S&P Dow Jones Indices publishes SPIVA reports which document what portion of actively managed funds beat their benchmarks. Now to be clear, ETFs generally trail their benchmarks, but for most their costs are so low they easily beat most active funds. Here is the SPIVA Canada 2020 report and some excerpts and summaries:
SPIVA® Canada Mid-Year 2020 Report 


> *88% of Canadian equity funds underperformed their benchmarks over the past year, in line with the 90% that did so over the past decade.* This shortfall was not an outlier, as in six of seven categories, a majority of funds fell short of their benchmarks in the past year, and at least two-thirds of funds did so in every category over the past 10 years.





> Canadian Equity funds were particularly notable for their level of underperformance. On an asset-weighted basis, Canadian Equity funds returned a dismal 7.9% below the S&P/TSX Composite over the past year, the worst relative performance of any fund category.
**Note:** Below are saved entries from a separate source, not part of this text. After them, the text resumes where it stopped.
constexpr uint32_t SPAN_END = 0xFFFFFFFFu, SPAN_UNVISITED = 0xFFFFFFFFu, SPAN_LIMIT = 4096;
__device__ __forceinline__ bool chase_splitter(uint64_t p, uint64_t n_sequences) {
    return p < n_sequences || (static_cast<uint32_t>(p) & 15u) == ((static_cast<uint32_t>(p >> 4) * CP_HASH) >> 28);
}
__device__ __forceinline__ uint64_t span_slot(uint64_t p, uint64_t n_sequences) { return p < n_sequences ? p : n_sequences + (p >> 4); }
__device__ __forceinline__ uint64_t slot_splitter(uint64_t t, uint64_t n_sequences, uint64_t n_summaries) {
    if (t < n_sequences) return t;
    const uint64_t g = t - n_sequences, p = 16 * g + ((static_cast<uint32_t>(g) * CP_HASH) >> 28);
// ... 26 lines not shown
        const uint2 e = ix.endmarker[id];
        uint32_t rec = 0, bb = BLOCK_NONE;
        n = 1; wr = 1;
        if (arrive(ix, e.x, e.y, rec, bb)) {
            uint64_t p = id, hops = 0;
            for (;;) {
                if (p >= n_summaries || ++hops > ix.max_walk) { atomicOr(overflow, 2u); break; }
                const uint64_t slot = span_slot(p, ix.n_sequences);
                const uint4 sp = spans[slot];
                if (sp.w != SPAN_UNVISITED) { atomicOr(overflow, 8u); break; }
                spans[slot] = make_uint4(sp.x, static_cast<uint32_t>(n), static_cast<uint32_t>(wr), static_cast<uint32_t>(id));
                n += sp.y; wr += sp.z;
                if (wr > 0xFFFFFFF0ull || n > 0xFFFFFFF0ull) { atomicOr(overflow, 1u); break; }
                if (sp.x == SPAN_END) break;
                p = sp.x;
            }
        }
    }
    seq_len[id] = static_cast<uint32_t>(wr); counts[id] = n;
}

__global__ void __launch_bounds__(256) k_chase_samples(DeviceIndex ix, const uint4 *summaries, uint64_t n_summaries, const uint4 *spans, const uint64_t *sample_base, uint4 *samples) {
    const uint64_t p = slot_splitter(blockIdx.x * static_cast<uint64_t>(blockDim.x) + threadIdx.x, ix.n_sequences, n_summaries);
    if (p >= n_summaries) return;
    const uint4 sp = spans[span_slot(p, ix.n_sequences)];
    if (p < ix.n_sequences && p < ix.n_endmarker && ix.endmarker[p].x != 0) {
        const uint2 e = ix.endmarker[p];
        uint32_t rec = 0, bb = BLOCK_NONE;
        if (!arrive(ix, e.x, e.y, rec, bb)) { rec = 0; bb = BLOCK_NONE; }
        if (sample_base[p + 1] > sample_base[p]) samples[sample_base[p]] = make_uint4(rec, e.y, bb, 1u);
    }
    if (sp.w == SPAN_UNVISITED) return;
    uint4 *out = samples + sample_base[sp.w];
    const uint64_t room = sample_base[sp.w + 1] - sample_base[sp.w];
    uint64_t q = p, n = sp.y, wr = sp.z;
    for (uint32_t hops = 0; hops <= SPAN_LIMIT; hops++) {
        const uint4 s = summaries[q];
        wr += s.z;
        if (s.x == 0) break;
        if (n < room) out[n] = make_uint4(s.x, s.y, ix.block_base[s.x], static_cast<uint32_t>(wr));
        n++;
        q = s.w;
        if (q >= n_summaries || chase_splitter(q, ix.n_sequences)) break;
    }
}


__device__ __forceinline__ uint32_t w_token_bytes(uint32_t node) {
    const uint32_t v = node >> 1;
    return 2u + (v >= 10u) + (v >= 100u) + (v >= 1000u) + (v >= 10000u) + (v >= 100000u) + (v >= 1000000u) + (v >= 10000000u) + (v >= 100000000u) + (v >= 1000000000u);
}

struct TextSink {
    uint32_t wr = 0, quota = 0;
    uint64_t text = 0, labels = 0;
    uint64_t position = 0;
    const uint32_t *label_len;
    uint64_t n_labels;
    uint64_t *chunk_text;
    uint32_t *chunk_seg;
    uint32_t segment = 0, first_node = 0;
    __device__ __forceinline__ void push(uint32_t node, bool counts) {
        if (!counts) return;
        if (wr < quota) {
            if ((position & (GFA_LINE_CHUNK - 1)) == 0 && position != 0) {
                const uint64_t c = position / GFA_LINE_CHUNK;
                chunk_text[c] = text; chunk_seg[c] = segment;
            }
            text += w_token_bytes(node);
            const uint64_t seq = (static_cast<uint64_t>(node & ~1u) - first_node) / 2;
            if ((node & ~1u) >= first_node && seq < n_labels) labels += label_len[seq];
            position++;
        }
        wr++;
    }
};

template <class Sink>
__device__ __forceinline__ void emitting_step(const DeviceIndex &ix, bool packed, Sink &sink, uint32_t &rec, uint32_t &offset, uint32_t &bb) {
    const uint4 *d = ix.desc2 + 8 * static_cast<uint64_t>(rec);
    if (packed) {
        const uint64_t idx = bb == BLOCK_NONE ? 0u : 2 * static_cast<uint64_t>(bb) + (offset >> 5);
        const uint4 K = ix.gblocks[idx];
        const uint32_t bit = offset & 31u, below = (1u << bit) - 1;
        const uint32_t a = (K.x >> bit) & 1u, b = (K.y >> bit) & 1u;
        const uint4 E = d[a];
        if (!(E.z & DESC2_SLOW) && (E.w & GATHER_OK)) {
            const uint32_t ones1 = K.z & 0x1FFFFFu, R0 = ((K.z >> 21) | (K.w << 11)) & 0x1FFFFFu, R1 = K.w >> 10;
            const uint32_t m = (a ? K.x : ~K.x) & below;
            const uint32_t p = __popc(m);
            const uint32_t rank_a = a ? ones1 + p : (offset - bit) - ones1 + p;
            const uint32_t ones_w = (a ? R1 : R0) + __popc(m & K.y);
            const uint32_t j = E.y + rank_a, w = E.z & REC_MASK;
            const uint4 leaf = d[2 + 2 * a + b];
            rec = leaf.z & REC_MASK; offset = leaf.y + (b ? ones_w : j - ones_w); bb = leaf.w;
            sink.push(E.x, E.x != 0);
            if (E.w & E_CHAIN) push_chain(sink, E.x, w + ix.alphabet_offset);
            sink.push(w + ix.alphabet_offset, (E.z & LEAF_EMIT2) != 0);
            sink.push(leaf.x, leaf.x != 0);
            if (leaf.z & LEAF_CHAIN) push_chain(sink, leaf.x, rec + ix.alphabet_offset);
            sink.push(rec + ix.alphabet_offset, (leaf.z & LEAF_EMIT2) != 0);
            return;
        }
    }
    two_step(ix, sink, rec, offset, bb);
}

__global__ void __launch_bounds__(256) k_segment_text(DeviceIndex ix, LineCacheFill f, uint32_t packed) {
    const uint64_t w = blockIdx.x * static_cast<uint64_t>(blockDim.x) + threadIdx.x;
    if (w >= static_cast<uint64_t>(f.max_samples) * f.paths) return;
    const uint64_t j = w / f.paths, p = w % f.paths, id = 2 * p;
    const uint64_t base = ix.sample_base[id], count = ix.sample_base[id + 1] - base;
    if (j >= count) return;
    const uint4 here = ix.samples[base + j];
    const uint64_t len = ix.seq_len[id];
    const uint64_t from = j == 0 ? 0 : here.w;
    const uint64_t to = j + 1 < count ? ix.samples[base + j + 1].w : len;
    TextSink sink;
    sink.label_len = f.label_len; sink.n_labels = f.n_labels; sink.chunk_text = f.chunk_text + f.chunk_first[p]; sink.chunk_seg = f.chunk_seg + f.chunk_first[p];
    sink.quota = to > from ? static_cast<uint32_t>(to - from) : 0u; sink.position = from;
    sink.segment = static_cast<uint32_t>(j); sink.first_node = ix.first_node;
    uint32_t rec = here.x, offset = here.y, bb = here.z;
    if (j == 0 && id < ix.n_endmarker && ix.endmarker[id].x != 0) sink.push(ix.endmarker[id].x, true);
    while (rec != 0 && sink.wr < sink.quota) emitting_step(ix, packed != 0, sink, rec, offset, bb);
    if (sink.wr < sink.quota) atomicOr(f.flags, 1u);
    f.seg_text[2 * (base + j)] = sink.text; f.seg_text[2 * (base + j) + 1] = sink.labels;
}

__global__ void __launch_bounds__(256) k_path_text(DeviceIndex ix, LineCacheFill f) {
    const uint64_t p = blockIdx.x * static_cast<uint64_t>(blockDim.x / WAVE) + threadIdx.x / WAVE;
    const uint32_t lane = threadIdx.x % WAVE;
    if (p >= f.paths) return;
    const uint64_t base = ix.sample_base[2 * p], count = ix.sample_base[2 * p + 1] - base;
    uint64_t text_before = 0, labels = 0;
    for (uint64_t j0 = 0; j0 < count; j0 += WAVE) {
        const uint64_t j = j0 + lane;
        const uint64_t mine = j < count ? f.seg_text[2 * (base + j)] : 0u;
        labels += j < count ? f.seg_text[2 * (base + j) + 1] : 0u;
        uint64_t incl = mine;
        for (int d = 1; d < WAVE; d <<= 1) { const uint64_t up = __shfl_up(incl, d, WAVE); if (static_cast<int>(lane) >= d) incl += up; }
        if (j < count) f.seg_text[2 * (base + j)] = text_before + incl - mine;
        text_before += __shfl(incl, WAVE - 1, WAVE);
    }
    for (int d = WAVE / 2; d > 0; d >>= 1) labels += __shfl_down(labels, d, WAVE);
    if (lane == 0) { f.path_totals[2 * p] = text_before; f.path_totals[2 * p + 1] = labels; }
}

__global__ void __launch_bounds__(256) k_place_chunk_text(DeviceIndex ix, LineCacheFill f) {
    const uint64_t c = blockIdx.x * static_cast<uint64_t>(blockDim.x) + threadIdx.x;
    if (c >= f.chunks) return;
    uint64_t lo = 0, hi = f.paths;
    while (hi - lo > 1) {
        const uint64_t mid = (lo + hi) / 2;
        if (f.chunk_first[mid] <= c) lo = mid; else hi = mid;
    }
    if (c == f.chunk_first[lo]) { f.chunk_text[c] = 0; return; }
    f.chunk_text[c] += f.seg_text[2 * (ix.sample_base[2 * lo] + f.chunk_seg[c])];
}

}

void launch_fill_line_cache(const DeviceIndex &ix, const LineCacheFill &f, bool packed, hipStream_t stream) {
    if (f.paths == 0) return;
    const uint64_t walkers = static_cast<uint64_t>(f.max_samples) * f.paths;
    if (walkers) hipLaunchKernelGGL(k_segment_text, dim3(grid_for(walkers, 256)), dim3(256), 0, stream, ix, f, packed ? 1u : 0u);
    hipLaunchKernelGGL(k_path_text, dim3(grid_for(f.paths, 256 / WAVE)), dim3(256), 0, stream, ix, f);
    if (f.chunks) hipLaunchKernelGGL(k_place_chunk_text, dim3(grid_for(f.chunks, 256)), dim3(256), 0, stream, ix, f);
}

void launch_sequence_lengths(const DeviceIndex &ix, uint32_t *d_seq_len, uint64_t *d_prints, uint32_t *d_overflow, hipStream_t stream) {
    if (ix.n_sequences == 0) return;
    const uint64_t x_inverse = fp_pow(FP_X, FP_P - 2);
    hipLaunchKernelGGL(k_sequence_lengths, dim3(grid_for(ix.n_sequences, 256)), dim3(256), 0, stream, ix, d_seq_len, d_prints, x_inverse, d_overflow);
}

SPIVA also publishes persistence reports that document how many top performing funds were able to maintain that outperformance over time.
Canada Persistence Scorecard: Mid-Year 2020


> For example, of the Canadian Equity funds that finished in the top quartile in terms of cumulative returns for the period from June 2010 to June 2015, only 8.3% finished in the top quartile for the period from June 2015 to June 2020. In fact, *it was more likely for a top-quartile fund to close its doors or change style (25% combined) than to remain in the top quartile.*



It's easy to pick funds that have good past performance; much harder to predict future results. There are some actively managed funds that have good long-term performance like Mawer, and some conservative equity funds from Canadian banks. I own some Mawer funds, but I would have a hard time putting all my retirement funds into any active fund or funds.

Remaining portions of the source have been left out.